Tiga tahun laporan SETARA Institute menyimpulkan bahwa kondisi masyarakat 
Indonesia mutakhir lebih menampilkan perilaku intoleran. Keguyuban, saling 
menghormati, menghargai, gotong royong, dan seterusnya telah menjadi terkikis 
oleh fakta-fakta mutakhir praktik-praktik intoleran. 

Secara nasional, dalam konteks ketatanegaraan, fallacy kebangsaan Indonesia 
terjadi disebabkan oleh kegagalan pemerintahan mengedarkan rasa aman bagi warga 
negara untuk menikmati kebebasannya dalam beragama/ berkeyakinan, atau bahkan 
sekadar untuk berbeda sekalipun. Kepemimpinan nasional hingga kini tetap 
menggantung dan menunggangi isu kebebasan beragama dan kondisi rentan 
masyarakat untuk memelihara konstituen dari berbagai lapis, meski mengorbankan 
hak kelompok minoritas dan marginal. Akibat kelemahan politik personal 
presiden, kepemimpinan SBY yang pada Oktober 2009 memasuki periode kedua, gagal 
memanfaatkan peluang suatu rezim di bawah kepemimpinannya untuk mengambil 
tindakan politik menunjukkan keberpihakan serius dan konsisten pada 
jaminan-jaminan konstitusional hak warga negara. Tiga tahun laporan SETARA 
Institute menunjukkan kepemimpinan nasional gemar menjadikan isu kebebasan 
agama/ keyakinan sebagai kapital politik yang prospektif.

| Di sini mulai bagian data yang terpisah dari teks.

+        const int qx = pix - py * p.IWp;
+        int px = qx;
+        if constexpr (STRIDE == 2) px = qx < p.HALF ? 2 * qx : 2 * (qx - p.HALF) + 1;
+        const int iy = iy0 + py, ix = ix0 + px;
+        const int ch = c0 + cg * 8;
+        const char* src = reinterpret_cast<const char*>(g_zero16);
+        if (idx < haloItems && px < p.IW && iy >= 0 && iy < p.H && ix >= 0 && ix < p.W && ch < p.Cin)
+          src = p.x + ((((size_t)n * p.H + iy) * p.W + ix) * (size_t)p.ldx + ch) * 2;
+        lds_dma16(src, hal + base * 16);
+      }
+    };
+    auto stage_w = [&](int c, int tap, int b) __attribute__((always_inline)) {
+  #pragma unroll
+      for (int f0 = 0; f0 < 2 * NTB; f0 += 8) {
+        const int f = f0 + wave;
+        if (f < 2 * NTB) {
+          const int kt = f / NTB, j = f - kt * NTB;
+          const int ktg = c * 2 + kt;
+          const int nt = ntb0 + j;
+          const char* src = reinterpret_cast<const char*>(g_zero16);
+          if (ktg < p.KTT && nt < p.NTn) src = p.w + (((size_t)(tap * p.KTT + ktg) * p.NTn + nt) * 64 + lane) * 16;
+          lds_dma16(src, wbuf + b * WBUF + f * 1024);
+        }
+      }
+    };
+
+    UPA_STAMP_AT(0);
+    UPA_STAMP_HWID();
+    stage_halo(0);
+    stage_w(0, 0, 0);
+    int buf = 0;
+    for (int c = 0; c < nChunks; ++c) {
+      int kh = 0, kw = 0;
+  #pragma unroll 1
+      for (int tap = 0; tap < TAPS; ++tap) {
+        asm volatile("s_waitcnt vmcnt(0)" ::: "memory");
+        __syncthreads();
+        if (c == 0) UPA_STAMP_AT(1 + tap);
+        if (tap + 1 < TAPS) stage_w(c, tap + 1, buf ^ 1);
+        const int tapshift = kh * p.IWp + (STRIDE == 2 ? (kw >> 1) + (kw & 1) * p.HALF : kw);
+        const char* wb = wbuf + buf * WBUF + (wn * NT) * 1024 + lane * 16;
+        int paddr[MT], pswz[MT];
+  #pragma unroll
+        for (int i = 0; i < MT; ++i) {
+          const int pl = pl0[i] + tapshift;
+          paddr[i] = pl * 128;
+          pswz[i] = pl & 7;
+        }
+  #pragma unroll
+        for (int kt = 0; kt < 2; ++kt) {
+          if constexpr (TAIL == 2) {
+            if (kt == 1 && c * 2 + 1 >= p.KTT) break;
+          }
+          if constexpr (NT <= 6) {
+            u32x4 a[NT], b[MT];
+  #pragma unroll
+            for (int j = 0; j < NT; ++j) a[j] = *reinterpret_cast<const u32x4*>(wb + (kt * NTB + j) * 1024);
+  #pragma unroll
+            for (int i = 0; i < MT; ++i) b[i] = *reinterpret_cast<const u32x4*>(hal + paddr[i] + (((kt * 4 + g) ^ pswz[i]) << 4));
+  #pragma unroll
+            for (int i = 0; i < MT; ++i)
+  #pragma unroll
+              for (int j = 0; j < NT; ++j)
+                acc[i][j] = __builtin_amdgcn_mfma_f32_16x16x32_bf16(*reinterpret_cast<const bf16x8*>(&a[j]),
+                                                                    *reinterpret_cast<const bf16x8*>(&b[i]), acc[i][j], 0, 0, 0);
+          } else {
+            constexpr int GS = (NT + 1) / 2;
+            u32x4 b[MT];
+  #pragma unroll
+            for (int i = 0; i < MT; ++i) b[i] = *reinterpret_cast<const u32x4*>(hal + paddr[i] + (((kt * 4 + g) ^ pswz[i]) << 4));
+  #pragma unroll
+            for (int j0 = 0; j0 < NT; j0 += GS) {
+              u32x4 a[GS];
+  #pragma unroll
+              for (int j = 0; j < GS; ++j)
+                if (j0 + j < NT) a[j] = *reinterpret_cast<const u32x4*>(wb + (kt * NTB + j0 + j) * 1024);
+  #pragma unroll
+              for (int i = 0; i < MT; ++i)
+  #pragma unroll
+                for (int j = 0; j < GS; ++j)
+                  if (j0 + j < NT)
+                    acc[i][j0 + j] = __builtin_amdgcn_mfma_f32_16x16x32_bf16(*reinterpret_cast<const bf16x8*>(&a[j]),
+                                                                             *reinterpret_cast<const bf16x8*>(&b[i]), acc[i][j0 + j], 0, 0, 0);
+              __builtin_amdgcn_sched_barrier(0);
+            }
+          }
+        }
+        buf ^= 1;
+        if (++kw == KS) { kw = 0; ++kh; }
+      }
+      if (c + 1 < nChunks) {
+        __syncthreads();
+        stage_halo(c + 1);
+        stage_w(c + 1, 0, buf);
+      }
+    }
+  } else {
+    constexpr int HK = big_halo_keep(MT, NT);
+    const bool hkeep = HK > 0 && nChunks > 1 && haloPadded <= HK * 512;
+    unsigned hoff[HK > 0 ? HK : 1];
+    const int cgl = (lane & 7) ^ ((lane >> 3) & 7);
+    const unsigned long long xb =
+        (unsigned long long)p.x + (unsigned long long)((((long long)n * p.H + iy0) * p.W + ix0) * (long long)p.ldx * 2);
+    auto stage_halo = [&](int c, bool first) __attribute__((always_inline)) {
+      const int c0 = c * 64;
+      if (!hkeep) {
+        for (int base = wave * 64; base < haloPadded; base += 512) {
+          const int idx = base + lane;
+          const int pix = idx >> 3;
+          const int py = (int)__umulhi((unsigned)pix, p.magicIW);
+          const int qx = pix - py * p.IWp;
+          int px = qx;
+          if constexpr (STRIDE == 2) px = qx < p.HALF ? 2 * qx : 2 * (qx - p.HALF) + 1;
+          const int iy = iy0 + py, ix = ix0 + px;
+          const int ch = c0 + cgl * 8;
+          const char* src = reinterpret_cast<const char*>(g_zero16);
+          if (idx < haloItems && px < p.IW && iy >= 0 && iy < p.H && ix >= 0 && ix < p.W && ch < p.Cin)
+            src = p.x + ((((size_t)n * p.H + iy) * p.W + ix) * (size_t)p.ldx + ch) * 2;
+          lds_dma16(src, hal + base * 16);
+        }
+        return;
+      }
+      const int ch = c0 + cgl * 8;
+      const bool chok = ch < p.Cin;
+#pragma unroll
+      for (int k = 0; k < HK; ++k) {
+        const int base = wave * 64 + k * 512;
+        if (base < haloPadded) {
+          if (first) {
+            const int idx = base + lane;
+            const int pix = idx >> 3;
+            const int py = (int)__umulhi((unsigned)pix, p.magicIW);
+            const int qx = pix - py * p.IWp;
+            int px = qx;
+            if constexpr (STRIDE == 2) px = qx < p.HALF ? 2 * qx : 2 * (qx - p.HALF) + 1;
+            const int iy = iy0 + py, ix = ix0 + px;
+            const bool in = idx < haloItems && px < p.IW && iy >= 0 && iy < p.H && ix >= 0 && ix < p.W;
+            hoff[k] = in ? (unsigned)(py * p.W + px) * (unsigned)p.ldx * 2u : ~0u;
+          }
+          const char* src = reinterpret_cast<const char*>(g_zero16);
+          if (chok && hoff[k] != ~0u) src = reinterpret_cast<const char*>(xb + hoff[k] + (unsigned)(ch * 2));
+          lds_dma16(src, hal + base * 16);
+        }
+      }
+    };
+    constexpr int NS = (2 * NTB + 7) / 8;
+    const char* wsrc[NS];
+    unsigned wstep[NS], wlane[NS];
+    const unsigned tapBytes = (unsigned)(p.KTT * p.NTn) * 1024u;
+    auto setup_w = [&](int c) __attribute__((always_inline)) {
+#pragma unroll
+      for (int s = 0; s < NS; ++s) {
+        const int f = s * 8 + wave;
         const int kt = f / NTB, j = f - kt * NTB;
-        const int ktg = c * 2 + kt;
-        const int nt = ntb0 + j;
-        const char* src = reinterpret_cast<const char*>(g_zero16);
-        if (ktg < p.KTT && nt < p.NTn) src = p.w + (((size_t)(tap * p.KTT + ktg) * p.NTn + nt) * 64 + lane) * 16;
-        lds_dma16(src, wbuf + b * WBUF + f * 1024);
-      }
-    }
-  };
-
-  UPA_STAMP_AT(0);
-  UPA_STAMP_HWID();
-  stage_halo(0);
-  stage_w(0, 0, 0);
-  int buf = 0;
-  for (int c = 0; c < nChunks; ++c) {
-    int kh = 0, kw = 0;
+        const bool ok = f < 2 * NTB && c * 2 + kt < p.KTT && ntb0 + j < p.NTn;
+        wsrc[s] = ok ? p.w + (size_t)((c * 2 + kt) * p.NTn + ntb0 + j) * 1024 : reinterpret_cast<const char*>(g_zero16);
+        wstep[s] = ok ? tapBytes : 0u;
+        wlane[s] = ok ? (unsigned)lane * 16u : 0u;
+      }
+    };
+    const int wdst0 = haloPadded * 16 + wave * 1024;
+    auto issue_w = [&](int bo) __attribute__((always_inline)) {
+#pragma unroll
+      for (int s = 0; s < NS; ++s)
+        if (s * 8 + 7 < 2 * NTB || s * 8 + wave < 2 * NTB) lds_dma16(wsrc[s] + wlane[s], smem + wdst0 + bo + s * 8192);
+    };
+    int boff[MT][KS];
+#pragma unroll
+    for (int i = 0; i < MT; ++i)
+#pragma unroll
+      for (int kw = 0; kw < KS; ++kw) {
+        const int pl = pl0[i] + (STRIDE == 2 ? (kw >> 1) + (kw & 1) * p.HALF : kw);
+        boff[i][kw] = pl * 128 + ((g ^ (pl & 7)) << 4);
+      }
+    const int rowBytes = p.IWp * 128;
+    const int flip = (p.IWp & 4) << 4;
+    const int wl0 = haloPadded * 16 + (wn * NT) * 1024 + lane * 16;
+
+    UPA_STAMP_AT(0);
+    UPA_STAMP_HWID();
+    stage_halo(0, true);
+    setup_w(0);
+    issue_w(0);
+    int cur = 0;
+    for (int c = 0; c < nChunks; ++c) {
+      int rowoff = 0;
+      int f0v = 0, f1v = 64;
 #pragma unroll 1
-    for (int tap = 0; tap < TAPS; ++tap) {
-      asm volatile("s_waitcnt vmcnt(0)" ::: "memory");
-      __syncthreads();
-      if (c == 0) UPA_STAMP_AT(1 + tap);
-      if (tap + 1 < TAPS) stage_w(c, tap + 1, buf ^ 1);
-      const int tapshift = kh * p.IWp + (STRIDE == 2 ? (kw >> 1) + (kw & 1) * p.HALF : kw);
-      const char* wb = wbuf + buf * WBUF + (wn * NT) * 1024 + lane * 16;
-      int paddr[MT], pswz[MT];
-#pragma unroll
-      for (int i = 0; i < MT; ++i) {
-        const int pl = pl0[i] + tapshift;
-        paddr[i] = pl * 128;
-        pswz[i] = pl & 7;
-      }
-#pragma unroll
-      for (int kt = 0; kt < 2; ++kt) {
-        if constexpr (TAIL == 2) {
-          if (kt == 1 && c * 2 + 1 >= p.KTT) break;
-        }
-        if constexpr (NT <= 6) {
-          u32x4 a[NT], b[MT];
-#pragma unroll
-          for (int j = 0; j < NT; ++j) a[j] = *reinterpret_cast<const u32x4*>(wb + (kt * NTB + j) * 1024);
-#pragma unroll
-          for (int i = 0; i < MT; ++i) b[i] = *reinterpret_cast<const u32x4*>(hal + paddr[i] + (((kt * 4 + g) ^ pswz[i]) << 4));
-#pragma unroll
-          for (int i = 0; i < MT; ++i)
-#pragma unroll
-            for (int j = 0; j < NT; ++j)
-              acc[i][j] = __builtin_amdgcn_mfma_f32_16x16x32_bf16(*reinterpret_cast<const bf16x8*>(&a[j]),
-                                                                  *reinterpret_cast<const bf16x8*>(&b[i]), acc[i][j], 0, 0, 0);
-        } else {
-          constexpr int GS = (NT + 1) / 2;
-          u32x4 b[MT];
-#pragma unroll
-          for (int i = 0; i < MT; ++i) b[i] = *reinterpret_cast<const u32x4*>(hal + paddr[i] + (((kt * 4 + g) ^ pswz[i]) << 4));
-#pragma unroll
-          for (int j0 = 0; j0 < NT; j0 += GS) {
-            u32x4 a[GS];
-#pragma unroll
-            for (int j = 0; j < GS; ++j)
-              if (j0 + j < NT) a[j] = *reinterpret_cast<const u32x4*>(wb + (kt * NTB + j0 + j) * 1024);
-#pragma unroll
-            for (int i = 0; i < MT; ++i)
-#pragma unroll
-              for (int j = 0; j < GS; ++j)
-                if (j0 + j < NT)
-                  acc[i][j0 + j] = __builtin_amdgcn_mfma_f32_16x16x32_bf16(*reinterpret_cast<const bf16x8*>(&a[j]),
-                                                                           *reinterpret_cast<const bf16x8*>(&b[i]), acc[i][j0 + j], 0, 0, 0);
-            __builtin_amdgcn_sched_barrier(0);
+      for (int kh = 0; kh < KS; ++kh) {
+#pragma unroll
+        for (int kw = 0; kw < KS; ++kw) {
+          asm volatile("s_waitcnt vmcnt(0)" ::: "memory");
+          __syncthreads();
+          if (c == 0) UPA_STAMP_AT(1 + kh * KS + kw);
+          if (kw + 1 < KS || kh + 1 < KS) {
+#pragma unroll
+            for (int s = 0; s < NS; ++s) wsrc[s] += wstep[s];
+            issue_w(cur ^ WBUF);
           }
-        }
-      }
-      buf ^= 1;
-      if (++kw == KS) { kw = 0; ++kh; }
-    }
-    if (c + 1 < nChunks) {
-      __syncthreads();
-      stage_halo(c + 1);
-      stage_w(c + 1, 0, buf);
+          const char* wb = smem + wl0 + cur;
+          int pa[MT];
+#pragma unroll
+          for (int i = 0; i < MT; ++i) pa[i] = boff[i][kw];
+          asm volatile("" : "+v"(f0v), "+v"(f1v));
+#pragma unroll
+          for (int kt = 0; kt < 2; ++kt) {
+            if constexpr (TAIL == 2) {
+              if (kt == 1 && c * 2 + 1 >= p.KTT) break;
+            }
+            if constexpr (NT <= 6) {
+              u32x4 a[NT], b[MT];
+#pragma unroll
+              for (int j = 0; j < NT; ++j) a[j] = *reinterpret_cast<const u32x4*>(wb + (kt * NTB + j) * 1024);
+#pragma unroll
+              for (int i = 0; i < MT; ++i) b[i] = *reinterpret_cast<const u32x4*>(hal + ((pa[i] ^ (kt ? f1v : f0v)) + rowoff));
+#pragma unroll
+              for (int i = 0; i < MT; ++i)
+#pragma unroll
+                for (int j = 0; j < NT; ++j)
+                  acc[i][j] = __builtin_amdgcn_mfma_f32_16x16x32_bf16(*reinterpret_cast<const bf16x8*>(&a[j]),
+                                                                      *reinterpret_cast<const bf16x8*>(&b[i]), acc[i][j], 0, 0, 0);
+            } else {
+              constexpr int GS = (NT + 1) / 2;
+              u32x4 b[MT];
+#pragma unroll
+              for (int i = 0; i < MT; ++i) b[i] = *reinterpret_cast<const u32x4*>(hal + ((pa[i] ^ (kt ? f1v : f0v)) + rowoff));
+#pragma unroll
+              for (int j0 = 0; j0 < NT; j0 += GS) {
+                u32x4 a[GS];
+#pragma unroll
+                for (int j = 0; j < GS; ++j)
+                  if (j0 + j < NT) a[j] = *reinterpret_cast<const u32x4*>(wb + (kt * NTB + j0 + j) * 1024);
+#pragma unroll
+                for (int i = 0; i < MT; ++i)
+#pragma unroll
+                  for (int j = 0; j < GS; ++j)
+                    if (j0 + j < NT)
+                      acc[i][j0 + j] = __builtin_amdgcn_mfma_f32_16x16x32_bf16(*reinterpret_cast<const bf16x8*>(&a[j]),
+                                                                               *reinterpret_cast<const bf16x8*>(&b[i]), acc[i][j0 + j], 0, 0, 0);
+                __builtin_amdgcn_sched_barrier(0);
+              }
+            }
+          }
+          cur ^= WBUF;
+        }
+        rowoff += rowBytes;
+        f0v ^= flip;
+        f1v ^= flip;
+      }
+      if (c + 1 < nChunks) {
+        __syncthreads();
+        stage_halo(c + 1, false);
+        setup_w(c + 1);
+        issue_w(cur);
+      }
     }
   }
   UPA_STAMP_AT(10);
@@ -405,28 +569,30 @@
 #endif
 }
 
-template <int KS, int STRIDE, int WM, int WN, int MT, int NT, int TAIL = 0>
+template <int KS, int STRIDE, int WM, int WN, int MT, int NT, int TAIL = 0, bool OLD = false>
 __global__ __launch_bounds__(512, 4) void conv_big_kernel(const BigParams p) {
-  conv_big_body<KS, STRIDE, WM, WN, MT, NT, TAIL>(p, (int)blockIdx.x);
-}
-
-template <int KS, int STRIDE, int WM, int WN, int MT, int NT, int TAIL = 0>
+  conv_big_body<KS, STRIDE, WM, WN, MT, NT, TAIL, OLD>(p, (int)blockIdx.x);
+}
+
+template <int KS, int STRIDE, int WM, int WN, int MT, int NT, int TAIL = 0, bool OLD = false>
 __global__ __launch_bounds__(512, 4) void conv_big_pair_kernel(const BigParams p0, const BigParams p1, const int split) {
-  if ((int)blockIdx.x < split) conv_big_body<KS, STRIDE, WM, WN, MT, NT, TAIL>(p0, (int)blockIdx.x);
-  else conv_big_body<KS, STRIDE, WM, WN, MT, NT, TAIL>(p1, (int)blockIdx.x - split);
-}
-template <int KS, int STRIDE, int WM, int WN, int MT, int NT, int TAIL = 0>
+  if ((int)blockIdx.x < split) conv_big_body<KS, STRIDE, WM, WN, MT, NT, TAIL, OLD>(p0, (int)blockIdx.x);
+  else conv_big_body<KS, STRIDE, WM, WN, MT, NT, TAIL, OLD>(p1, (int)blockIdx.x - split);
+}
+template <int KS, int STRIDE, int WM, int WN, int MT, int NT, int TAIL = 0, bool OLD = false>
 __global__ __launch_bounds__(512, 4) void conv_big_tri_kernel(const BigParams p0, const BigParams p1, const BigParams p2, const int s0,
                                                               const int s1) {
-  if ((int)blockIdx.x < s0) conv_big_body<KS, STRIDE, WM, WN, MT, NT, TAIL>(p0, (int)blockIdx.x);
-  else if ((int)blockIdx.x < s1) conv_big_body<KS, STRIDE, WM, WN, MT, NT, TAIL>(p1, (int)blockIdx.x - s0);
-  else conv_big_body<KS, STRIDE, WM, WN, MT, NT, TAIL>(p2, (int)blockIdx.x - s1);
-}
-
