bool prefer_whole_tiles(const udt_gemm_desc* d, int tiles) {
  if (d->cu_share <= 1) return false;
  return (long long)tiles * 4 >= (long long)(resident_slots(d) / 2) * 3;
}

TilePlan plan_tiles8(const udt_gemm_desc* d) {
  TilePlan t;
  const int batch = d->batch > 0 ? d->batch : 1;
  const bool geglu_or_trans = (d->flags & (UDT_GEMM_TRANSPOSED | UDT_GEMM_GEGLU)) != 0;
  t.bm = 256;
  t.bn = (!geglu_or_trans && d->N % 160 == 0 && d->N % 128 != 0) ? 160 : 128;
  t.tiles_m = (d->M + t.bm - 1) / t.bm;
  t.tiles_n = (d->N + t.bn - 1) / t.bn;
  t.tiles = t.tiles_m * t.tiles_n * batch;
  t.nkt = d->K / k_tile(d);
  t.total = (long long)t.tiles * t.nkt;
  const bool whole = t.nkt < 24 || prefer_whole_tiles(d, t.tiles);
  int slots = (whole ? resident_slots_all() : resident_slots(d)) / 2;
  long long G = t.total / 4;
  if (G < 1) G = 1;
  if (G > slots) G = slots;
  t.ipw = (int)((t.total + G - 1) / G);
  if (whole) t.ipw = ((t.ipw + t.nkt - 1) / t.nkt) * t.nkt;
  t.G = round_workgroups((int)((t.total + t.ipw - 1) / t.ipw));
  t.fixup = (t.ipw % t.nkt) != 0;
  return t;
}

template <int WGM, int WGN, int TM, int TN, bool CONV, bool TRANS, bool STATS = false>
hipError_t launch8(const g8::Params& pp, const TilePlan& t, hipStream_t s) {
  constexpr int BM = WGM * TM * 32, BN = WGN * TN * 32;
  constexpr int smem = (TM == 2 && TN == 2 && !TRANS) ? 160 * 1024 : g8::NSTAGE * (BM + BN) * ROW_BYTES;
  static AttrOnce once;
  auto kern = g8::gemm8_kernel<WGM, WGN, TM, TN, CONV, TRANS, STATS>;
  hipError_t e = once.ensure(reinterpret_cast<const void*>(kern), smem);
  if (e != hipSuccess) return e;
  hipLaunchKernelGGL(kern, dim3(t.G), dim3(g8::NTHREADS), smem, s, pp);
  return hipGetLastError();
}

bool conv3p_geometry(const udt_gemm_desc* d, c3p::Geo& ge, bool gn) {
  if (!gn) return false;
  if (!(d->flags & UDT_GEMM_CONV) || d->ksize != 3 || d->stride != 1) return false;
  const bool ups = d->upsample != 0;
  if (ups) return false;
  if (d->pad_t != 1 || d->pad_l != 1 || d->N <= 64) return false;
  if (d->Hout != (d->Hin << (ups ? 1 : 0)) || d->Wout != (d->Win << (ups ? 1 : 0))) return false;
  if (d->flags & (UDT_GEMM_GEGLU | UDT_GEMM_TRANSPOSED)) return false;
  if (d->C1 <= 0 || d->C1 % 64 != 0 || d->C2 < 0 || d->C2 % 64 != 0 || (d->C2 != 0 && !gn)) return false;
  const int H = d->Hout, W = d->Wout;
  if (W % 32 == 0 && H % 8 == 0) { ge.TW = 32; ge.TH = 8; ge.NI = 1; }
  else if (W % 16 == 0 && H % 16 == 0) { ge.TW = 16; ge.TH = 16; ge.NI = 1; }
  else if (W == 8 && H == 8 && !ups) { ge.TW = 8; ge.TH = 8; ge.NI = 4; }
  else return false;
  ge.B = d->M / (H * W);
  ge.H = d->Hin; ge.W = d->Win; ge.C1 = d->C1; ge.C2 = d->C2; ge.C = d->C1 + d->C2;
  ge.tiles_x = W / ge.TW;
  ge.tiles_y = H / ge.TH;
  ge.img_groups = (ge.B + ge.NI - 1) / ge.NI;
  ge.prow_w = (ups ? ge.TW / 2 : ge.TW) + 2;
  ge.prows_img = ((ups ? ge.TH / 2 : ge.TH) + 2) * ge.prow_w;
  ge.n_pieces = (ge.NI * ge.prows_img + 7) / 8;
  ge.chunks = ge.C / 64;
  if ((long long)d->M * d->C1 * 2 >= (1LL << 31) || (long long)d->M * d->C2 * 2 >= (1LL << 31) || d->M >= (1 << 28)) return false;
  if ((long long)d->N * (d->ldw > 0 ? d->ldw : d->K) * 2 >= (1LL << 31)) return false;
  if ((long long)ge.B * ge.chunks * 512 >= (1LL << 31)) return false;
  const int bn = (d->N % 160 == 0 && d->N % 128 != 0) ? 160 : 128;
  return ge.n_pieces * 8 <= c3p::patch_rows(bn == 160 ? 5 : 2, gn) && ge.n_pieces >= 8;
}

TilePlan plan_tiles3p(const udt_gemm_desc* d, const c3p::Geo& ge) {
  TilePlan t;
  t.bm = 256;
  t.bn = (d->N % 160 == 0 && d->N % 128 != 0) ? 160 : 128;
  t.tiles_m = ge.img_groups * ge.tiles_y * ge.tiles_x;
  t.tiles_n = (d->N + t.bn - 1) / t.bn;
  t.tiles = t.tiles_m * t.tiles_n;
  t.nkt = ge.chunks;
  t.total = (long long)t.tiles * t.nkt;
  const bool whole = t.nkt * 9 < 24 || prefer_whole_tiles(d, t.tiles);
  const int slots = (whole ? resident_slots_all() : resident_slots(d)) / 2;
  long long G = t.total;
  if (G > slots) G = slots;
  t.ipw = (int)((t.total + G - 1) / G);
  if (whole) t.ipw = ((t.ipw + t.nkt - 1) / t.nkt) * t.nkt;
  t.G = round_workgroups((int)((t.total + t.ipw - 1) / t.ipw));
  t.fixup = (t.ipw % t.nkt) != 0;
  return t;
}

template <int WGM, int WGN, int TM, int TN, bool GN, bool STATS, bool UPS = false>
hipError_t launch3p(const c3p::CParams& cp, const TilePlan& t, hipStream_t s) {
  constexpr int BN = WGN * TN * 32;
  constexpr int smem = g8::NSTAGE * BN * ROW_BYTES + 2 * c3p::patch_rows(TN, GN) * ROW_BYTES + (GN ? c3p::SCSH_BYTES : 0);
  static_assert(smem <= 160 * 1024, "one workgroup per CU: at most the CU's 160 KiB of LDS");
  static AttrOnce once;
  auto kern = c3p::conv3p_kernel<WGM, WGN, TM, TN, GN, STATS, UPS>;
  hipError_t e = once.ensure(reinterpret_cast<const void*>(kern), smem);
  if (e != hipSuccess) return e;
  hipLaunchKernelGGL(kern, dim3(t.G), dim3(g8::NTHREADS), smem, s, cp);
  return hipGetLastError();
}

struct LeanPlan;
bool lean_stats_probe(const udt_gemm_desc* d, int& rows, int& slots);
int colstats_rows(const udt_gemm_desc* d) {
  if (d->flags & (UDT_GEMM_OUT_F32 | UDT_GEMM_GEGLU | UDT_GEMM_TRANSPOSED)) return 0;
  if ((d->batch > 1) || d->M <= 0 || d->N <= 0 || d->K <= 0 || d->K % BK != 0) return 0;
  int rows = 0, slots = 0;
  if (lean_stats_probe(d, rows, slots)) return rows;
  c3p::Geo ge;
  if (conv3p_geometry(d, ge, d->in_scsh != nullptr)) {
    rows = (d->N % 160 == 0 && d->N % 128 != 0) ? 32 : 64;
    if ((ge.TW * ge.TH) % rows != 0) return 0;
  } else if (use_gemm8(d) && g_rows_epi.load(std::memory_order_relaxed)) {
    rows = (plan_tiles8(d).bn == 160) ? 32 : 64;
  } else {
    return 0;
  }
  const int rpb = d->rows_per_batch > 0 ? d->rows_per_batch : d->M;
  return (rpb % rows == 0) ? rows : 0;
}

int colstats_slots(const udt_gemm_desc* d) {
  const int rows = colstats_rows(d);
  if (rows == 0) return 0;
  int lrows = 0, lslots = 0;
  if (lean_stats_probe(d, lrows, lslots)) return lslots;
  c3p::Geo ge;
  if (conv3p_geometry(d, ge, d->in_scsh != nullptr)) return ge.img_groups * ge.tiles_y * ge.tiles_x * (256 / rows);
  return ((d->M + 255) / 256) * (256 / rows);
}


std::atomic<int> g_lean{-1};
std::atomic<int> g_lean_splitk{-2};
int lean_splitk_knob() {
  int v = g_lean_splitk.load(std::memory_order_relaxed);
  if (v == -2) {
    const char* e = getenv("UDT_LEAN_SPLITK");
    v = e ? atoi(e) : -1;
// ... 67 lines not shown
  if (d->residual || d->rowvec || d->in_scsh || d->colstats || d->colscale || d->batch > 1 || d->alpha != 1.0f) return false;
  if ((d->ldw > 0 ? d->ldw : d->K) % 8 != 0 || (d->ldw > 0 && d->ldw < d->K)) return false;
  if (d->K != 9 * d->C1 || (d->lda != 0 && d->lda != d->C1) || d->q8_out || d->q8_scale || d->rowstat_out || d->in_act != 0) return false;
  if ((reinterpret_cast<uintptr_t>(d->a) | reinterpret_cast<uintptr_t>(d->w) | reinterpret_cast<uintptr_t>(d->out)) & 15) return false;
  return true;
}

Tiga tahun laporan kondisi kebebasan beragama/ berkeyakinan juga menunjukkan 
bahwa seluruh pelanggaran kebebasan beragama/ berkeyakinan tidak memperoleh 
penyelesaian hukum. Negara tidak pernah bertanggung jawab untuk melakukan 
policy reform sebagai bentuk pertanggungajwaban pemenuhan HAM; aparat hukum 
juga pelit dan tidak mampu menjangkau pelaku tindak kriminal dan perbuatan 
melawan hukum lainnya yang dilakukan warga negara; demikian juga hukum nasional 
Indonesia yang tidak mampu menagih pertanggungjawaban seseorang yang melakukan 
tindakan intoleransi. 

Intoleransi dalam berbagai bentuknya, termasuk condoning (pernyataan pejabat 
negara dan tokoh-tokoh berpengaruh yang menyulut potensi kekerasan dan 
pelanggaran) belum memiliki landasan hukum untuk mempersoalkannya dan menambah 
daftar panjang impunitas pelaku.
Fakta realitas legal diskriminatif dan impunitas praktik persekusi masyarakat 
atas kebebasan beragama/ berkeyakinan menuntut NEGARA HARUS BERSIKAPdengan 
melakukan tindakan politik sebagai berikut:

  1.. Pencabutan seluruh Peraturan Perundang-undangan yang diskriminatif, baik 
di tingkat nasional maupun di daerah. 
  2.. Amandemen UUD Negara RI 1945, khususnya terkait dengan pembatasan yang 
tercantum di dalam Pasal 28 J (2). 
  3.. Penyusunan RUU Anti Intoleransi, bukan RUU Kerukunan Umat Beragama, 
sebagaimana tercantum dalam Prolegnas 2009-2014. 
  4.. Integrasi Kurikulum Toleransi dan Pluralisme dalam Sistem Pendidikan 
Nasional diikuti dengan penyediaan sumber daya manusia yang memadai.